> _Work item_: Quote every line below exactly as it reads.
START Input data
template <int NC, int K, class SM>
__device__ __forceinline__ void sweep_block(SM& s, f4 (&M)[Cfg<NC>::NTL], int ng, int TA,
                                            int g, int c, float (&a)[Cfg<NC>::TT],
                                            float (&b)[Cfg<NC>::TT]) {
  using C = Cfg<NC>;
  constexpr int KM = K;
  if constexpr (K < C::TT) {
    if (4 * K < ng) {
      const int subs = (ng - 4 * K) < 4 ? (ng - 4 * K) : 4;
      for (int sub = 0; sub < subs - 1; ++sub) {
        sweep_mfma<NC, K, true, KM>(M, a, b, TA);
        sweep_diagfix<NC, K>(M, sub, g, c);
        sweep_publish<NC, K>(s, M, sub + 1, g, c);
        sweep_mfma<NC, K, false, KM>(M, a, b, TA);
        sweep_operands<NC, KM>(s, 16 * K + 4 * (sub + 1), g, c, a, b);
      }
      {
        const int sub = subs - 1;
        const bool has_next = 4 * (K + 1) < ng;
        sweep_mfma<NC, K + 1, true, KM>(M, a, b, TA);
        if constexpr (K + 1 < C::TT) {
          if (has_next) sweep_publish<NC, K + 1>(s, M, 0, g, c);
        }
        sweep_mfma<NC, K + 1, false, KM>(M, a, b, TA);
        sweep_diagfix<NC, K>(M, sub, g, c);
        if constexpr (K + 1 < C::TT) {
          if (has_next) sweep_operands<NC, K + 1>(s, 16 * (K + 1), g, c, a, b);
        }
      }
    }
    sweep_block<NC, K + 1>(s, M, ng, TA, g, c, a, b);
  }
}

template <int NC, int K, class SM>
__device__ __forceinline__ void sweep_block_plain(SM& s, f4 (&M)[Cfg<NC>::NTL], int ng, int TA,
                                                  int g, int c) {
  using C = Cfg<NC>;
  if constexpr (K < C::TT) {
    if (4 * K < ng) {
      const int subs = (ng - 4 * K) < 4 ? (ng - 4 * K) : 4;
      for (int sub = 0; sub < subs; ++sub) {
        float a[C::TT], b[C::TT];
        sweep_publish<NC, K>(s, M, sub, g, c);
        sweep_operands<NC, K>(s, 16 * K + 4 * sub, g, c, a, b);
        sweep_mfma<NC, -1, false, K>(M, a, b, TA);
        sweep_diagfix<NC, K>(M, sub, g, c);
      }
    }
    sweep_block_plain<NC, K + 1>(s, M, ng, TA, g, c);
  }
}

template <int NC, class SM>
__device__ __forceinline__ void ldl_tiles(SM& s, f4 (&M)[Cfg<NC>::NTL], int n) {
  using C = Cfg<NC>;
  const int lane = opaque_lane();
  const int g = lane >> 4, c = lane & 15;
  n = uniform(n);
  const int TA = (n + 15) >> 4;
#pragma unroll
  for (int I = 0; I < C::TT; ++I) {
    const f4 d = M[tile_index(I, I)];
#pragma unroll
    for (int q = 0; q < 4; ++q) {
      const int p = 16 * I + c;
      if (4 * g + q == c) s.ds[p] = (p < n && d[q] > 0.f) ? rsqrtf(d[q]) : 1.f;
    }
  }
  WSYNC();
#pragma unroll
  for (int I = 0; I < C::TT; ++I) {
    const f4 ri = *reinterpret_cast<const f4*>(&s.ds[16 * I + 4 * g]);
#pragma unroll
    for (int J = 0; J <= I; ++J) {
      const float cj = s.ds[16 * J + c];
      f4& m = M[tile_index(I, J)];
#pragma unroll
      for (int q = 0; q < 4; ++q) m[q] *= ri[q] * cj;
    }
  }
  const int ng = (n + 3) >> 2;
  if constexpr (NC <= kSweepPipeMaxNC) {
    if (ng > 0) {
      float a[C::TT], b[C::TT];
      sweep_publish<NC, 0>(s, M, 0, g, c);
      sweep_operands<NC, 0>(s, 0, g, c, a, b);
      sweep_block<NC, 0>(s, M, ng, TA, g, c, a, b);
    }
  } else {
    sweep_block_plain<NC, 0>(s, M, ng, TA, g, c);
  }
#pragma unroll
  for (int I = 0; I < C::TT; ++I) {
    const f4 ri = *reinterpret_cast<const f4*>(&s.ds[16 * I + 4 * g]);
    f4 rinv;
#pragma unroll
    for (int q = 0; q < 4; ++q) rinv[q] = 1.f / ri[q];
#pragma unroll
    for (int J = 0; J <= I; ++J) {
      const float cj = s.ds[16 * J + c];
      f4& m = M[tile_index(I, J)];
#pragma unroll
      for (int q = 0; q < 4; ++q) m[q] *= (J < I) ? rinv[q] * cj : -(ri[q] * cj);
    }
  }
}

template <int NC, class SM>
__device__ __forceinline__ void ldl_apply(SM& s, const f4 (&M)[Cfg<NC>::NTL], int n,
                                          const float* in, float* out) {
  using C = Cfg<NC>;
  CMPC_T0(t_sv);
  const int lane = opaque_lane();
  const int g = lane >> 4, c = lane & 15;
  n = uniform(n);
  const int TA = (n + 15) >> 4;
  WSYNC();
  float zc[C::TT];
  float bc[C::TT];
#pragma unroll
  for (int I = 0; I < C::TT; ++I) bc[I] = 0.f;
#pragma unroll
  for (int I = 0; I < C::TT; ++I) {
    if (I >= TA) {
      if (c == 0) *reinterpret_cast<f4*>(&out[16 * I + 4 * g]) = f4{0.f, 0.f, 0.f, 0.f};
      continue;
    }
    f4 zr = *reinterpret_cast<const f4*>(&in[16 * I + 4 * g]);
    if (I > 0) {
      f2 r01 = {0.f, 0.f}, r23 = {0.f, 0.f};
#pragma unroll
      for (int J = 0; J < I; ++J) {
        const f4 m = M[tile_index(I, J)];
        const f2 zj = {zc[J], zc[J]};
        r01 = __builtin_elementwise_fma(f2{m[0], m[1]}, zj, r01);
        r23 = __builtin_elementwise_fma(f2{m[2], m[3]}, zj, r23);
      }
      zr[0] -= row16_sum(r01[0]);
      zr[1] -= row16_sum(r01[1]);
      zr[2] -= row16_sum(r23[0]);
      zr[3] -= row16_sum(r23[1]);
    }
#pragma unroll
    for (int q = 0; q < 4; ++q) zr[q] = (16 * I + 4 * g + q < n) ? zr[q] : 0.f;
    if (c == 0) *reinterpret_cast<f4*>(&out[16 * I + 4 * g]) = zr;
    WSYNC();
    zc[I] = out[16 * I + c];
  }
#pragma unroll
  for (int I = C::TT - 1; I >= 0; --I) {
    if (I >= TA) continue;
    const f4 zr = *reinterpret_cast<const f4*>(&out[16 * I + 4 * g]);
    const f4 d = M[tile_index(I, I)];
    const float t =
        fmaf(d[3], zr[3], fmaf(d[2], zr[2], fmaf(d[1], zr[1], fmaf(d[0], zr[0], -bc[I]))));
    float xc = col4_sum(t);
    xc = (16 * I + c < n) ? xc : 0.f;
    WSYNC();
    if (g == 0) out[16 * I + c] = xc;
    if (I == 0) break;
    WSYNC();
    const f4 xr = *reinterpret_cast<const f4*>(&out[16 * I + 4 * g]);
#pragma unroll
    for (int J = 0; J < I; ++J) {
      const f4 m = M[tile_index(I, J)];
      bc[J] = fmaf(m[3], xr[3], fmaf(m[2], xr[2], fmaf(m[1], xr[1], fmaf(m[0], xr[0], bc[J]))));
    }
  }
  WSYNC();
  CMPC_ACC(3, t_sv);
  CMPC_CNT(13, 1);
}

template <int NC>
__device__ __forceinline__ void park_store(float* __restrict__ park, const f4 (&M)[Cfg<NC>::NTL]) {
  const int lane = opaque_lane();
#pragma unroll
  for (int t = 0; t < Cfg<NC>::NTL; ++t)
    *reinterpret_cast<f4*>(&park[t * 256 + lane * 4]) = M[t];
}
END Input data
> _Solved exercise_:
template <int NC, int K, class SM>
__device__ __forceinline__ void sweep_block(SM& s, f4 (&M)[Cfg<NC>::NTL], int ng, int TA,
                                            int g, int c, float (&a)[Cfg<NC>::TT],
                                            float (&b)[Cfg<NC>::TT]) {
  using C = Cfg<NC>;
  constexpr int KM = K;
  if constexpr (K < C::TT) {
    if (4 * K < ng) {
      const int subs = (ng - 4 * K) < 4 ? (ng - 4 * K) : 4;
      for (int sub = 0; sub < subs - 1; ++sub) {
        sweep_mfma<NC, K, true, KM>(M, a, b, TA);
        sweep_diagfix<NC, K>(M, sub, g, c);
        sweep_publish<NC, K>(s, M, sub + 1, g, c);
        sweep_mfma<NC, K, false, KM>(M, a, b, TA);
        sweep_operands<NC, KM>(s, 16 * K + 4 * (sub + 1), g, c, a, b);
      }
      {
        const int sub = subs - 1;
        const bool has_next = 4 * (K + 1) < ng;
        sweep_mfma<NC, K + 1, true, KM>(M, a, b, TA);
        if constexpr (K + 1 < C::TT) {
          if (has_next) sweep_publish<NC, K + 1>(s, M, 0, g, c);
        }
        sweep_mfma<NC, K + 1, false, KM>(M, a, b, TA);
        sweep_diagfix<NC, K>(M, sub, g, c);
        if constexpr (K + 1 < C::TT) {
          if (has_next) sweep_operands<NC, K + 1>(s, 16 * (K + 1), g, c, a, b);
        }
      }
    }
    sweep_block<NC, K + 1>(s, M, ng, TA, g, c, a, b);
  }
}

template <int NC, int K, class SM>
__device__ __forceinline__ void sweep_block_plain(SM& s, f4 (&M)[Cfg<NC>::NTL], int ng, int TA,
                                                  int g, int c) {
  using C = Cfg<NC>;
  if constexpr (K < C::TT) {
    if (4 * K < ng) {
      const int subs = (ng - 4 * K) < 4 ? (ng - 4 * K) : 4;
      for (int sub = 0; sub < subs; ++sub) {
        float a[C::TT], b[C::TT];
        sweep_publish<NC, K>(s, M, sub, g, c);
        sweep_operands<NC, K>(s, 16 * K + 4 * sub, g, c, a, b);
        sweep_mfma<NC, -1, false, K>(M, a, b, TA);
        sweep_diagfix<NC, K>(M, sub, g, c);
      }
    }
    sweep_block_plain<NC, K + 1>(s, M, ng, TA, g, c);
  }
}

template <int NC, class SM>
__device__ __forceinline__ void ldl_tiles(SM& s, f4 (&M)[Cfg<NC>::NTL], int n) {
  using C = Cfg<NC>;
  const int lane = opaque_lane();
  const int g = lane >> 4, c = lane & 15;
  n = uniform(n);
  const int TA = (n + 15) >> 4;
#pragma unroll
  for (int I = 0; I < C::TT; ++I) {
    const f4 d = M[tile_index(I, I)];
#pragma unroll
    for (int q = 0; q < 4; ++q) {
      const int p = 16 * I + c;
      if (4 * g + q == c) s.ds[p] = (p < n && d[q] > 0.f) ? rsqrtf(d[q]) : 1.f;
    }
  }
  WSYNC();
#pragma unroll
  for (int I = 0; I < C::TT; ++I) {
    const f4 ri = *reinterpret_cast<const f4*>(&s.ds[16 * I + 4 * g]);
#pragma unroll
    for (int J = 0; J <= I; ++J) {
      const float cj = s.ds[16 * J + c];
      f4& m = M[tile_index(I, J)];
#pragma unroll
      for (int q = 0; q < 4; ++q) m[q] *= ri[q] * cj;
    }
  }
  const int ng = (n + 3) >> 2;
  if constexpr (NC <= kSweepPipeMaxNC) {
    if (ng > 0) {
      float a[C::TT], b[C::TT];
      sweep_publish<NC, 0>(s, M, 0, g, c);
      sweep_operands<NC, 0>(s, 0, g, c, a, b);
      sweep_block<NC, 0>(s, M, ng, TA, g, c, a, b);
    }
  } else {
    sweep_block_plain<NC, 0>(s, M, ng, TA, g, c);
  }
#pragma unroll
  for (int I = 0; I < C::TT; ++I) {
    const f4 ri = *reinterpret_cast<const f4*>(&s.ds[16 * I + 4 * g]);
    f4 rinv;
#pragma unroll
    for (int q = 0; q < 4; ++q) rinv[q] = 1.f / ri[q];
#pragma unroll
    for (int J = 0; J <= I; ++J) {
      const float cj = s.ds[16 * J + c];
      f4& m = M[tile_index(I, J)];
#pragma unroll
      for (int q = 0; q < 4; ++q) m[q] *= (J < I) ? rinv[q] * cj : -(ri[q] * cj);
    }
  }
}

template <int NC, class SM>
__device__ __forceinline__ void ldl_apply(SM& s, const f4 (&M)[Cfg<NC>::NTL], int n,
                                          const float* in, float* out) {
  using C = Cfg<NC>;
  CMPC_T0(t_sv);
  const int lane = opaque_lane();
  const int g = lane >> 4, c = lane & 15;
  n = uniform(n);
  const int TA = (n + 15) >> 4;
  WSYNC();
  float zc[C::TT];
  float bc[C::TT];
#pragma unroll
  for (int I = 0; I < C::TT; ++I) bc[I] = 0.f;
#pragma unroll
  for (int I = 0; I < C::TT; ++I) {
    if (I >= TA) {
      if (c == 0) *reinterpret_cast<f4*>(&out[16 * I + 4 * g]) = f4{0.f, 0.f, 0.f, 0.f};
      continue;
    }
    f4 zr = *reinterpret_cast<const f4*>(&in[16 * I + 4 * g]);
    if (I > 0) {
      f2 r01 = {0.f, 0.f}, r23 = {0.f, 0.f};
#pragma unroll
      for (int J = 0; J < I; ++J) {
        const f4 m = M[tile_index(I, J)];
        const f2 zj = {zc[J], zc[J]};
        r01 = __builtin_elementwise_fma(f2{m[0], m[1]}, zj, r01);
        r23 = __builtin_elementwise_fma(f2{m[2], m[3]}, zj, r23);
      }
      zr[0] -= row16_sum(r01[0]);
      zr[1] -= row16_sum(r01[1]);
      zr[2] -= row16_sum(r23[0]);
      zr[3] -= row16_sum(r23[1]);
    }
#pragma unroll
    for (int q = 0; q < 4; ++q) zr[q] = (16 * I + 4 * g + q < n) ? zr[q] : 0.f;
    if (c == 0) *reinterpret_cast<f4*>(&out[16 * I + 4 * g]) = zr;
    WSYNC();
    zc[I] = out[16 * I + c];
  }
#pragma unroll
  for (int I = C::TT - 1; I >= 0; --I) {
    if (I >= TA) continue;
    const f4 zr = *reinterpret_cast<const f4*>(&out[16 * I + 4 * g]);
    const f4 d = M[tile_index(I, I)];
    const float t =
        fmaf(d[3], zr[3], fmaf(d[2], zr[2], fmaf(d[1], zr[1], fmaf(d[0], zr[0], -bc[I]))));
    float xc = col4_sum(t);
    xc = (16 * I + c < n) ? xc : 0.f;
    WSYNC();
    if (g == 0) out[16 * I + c] = xc;
    if (I == 0) break;
    WSYNC();
    const f4 xr = *reinterpret_cast<const f4*>(&out[16 * I + 4 * g]);
#pragma unroll
    for (int J = 0; J < I; ++J) {
      const f4 m = M[tile_index(I, J)];
      bc[J] = fmaf(m[3], xr[3], fmaf(m[2], xr[2], fmaf(m[1], xr[1], fmaf(m[0], xr[0], bc[J]))));
    }
  }
  WSYNC();
  CMPC_ACC(3, t_sv);
  CMPC_CNT(13, 1);
}

template <int NC>
__device__ __forceinline__ void park_store(float* __restrict__ park, const f4 (&M)[Cfg<NC>::NTL]) {
  const int lane = opaque_lane();
#pragma unroll
  for (int t = 0; t < Cfg<NC>::NTL; ++t)
    *reinterpret_cast<f4*>(&park[t * 256 + lane * 4]) = M[t];
}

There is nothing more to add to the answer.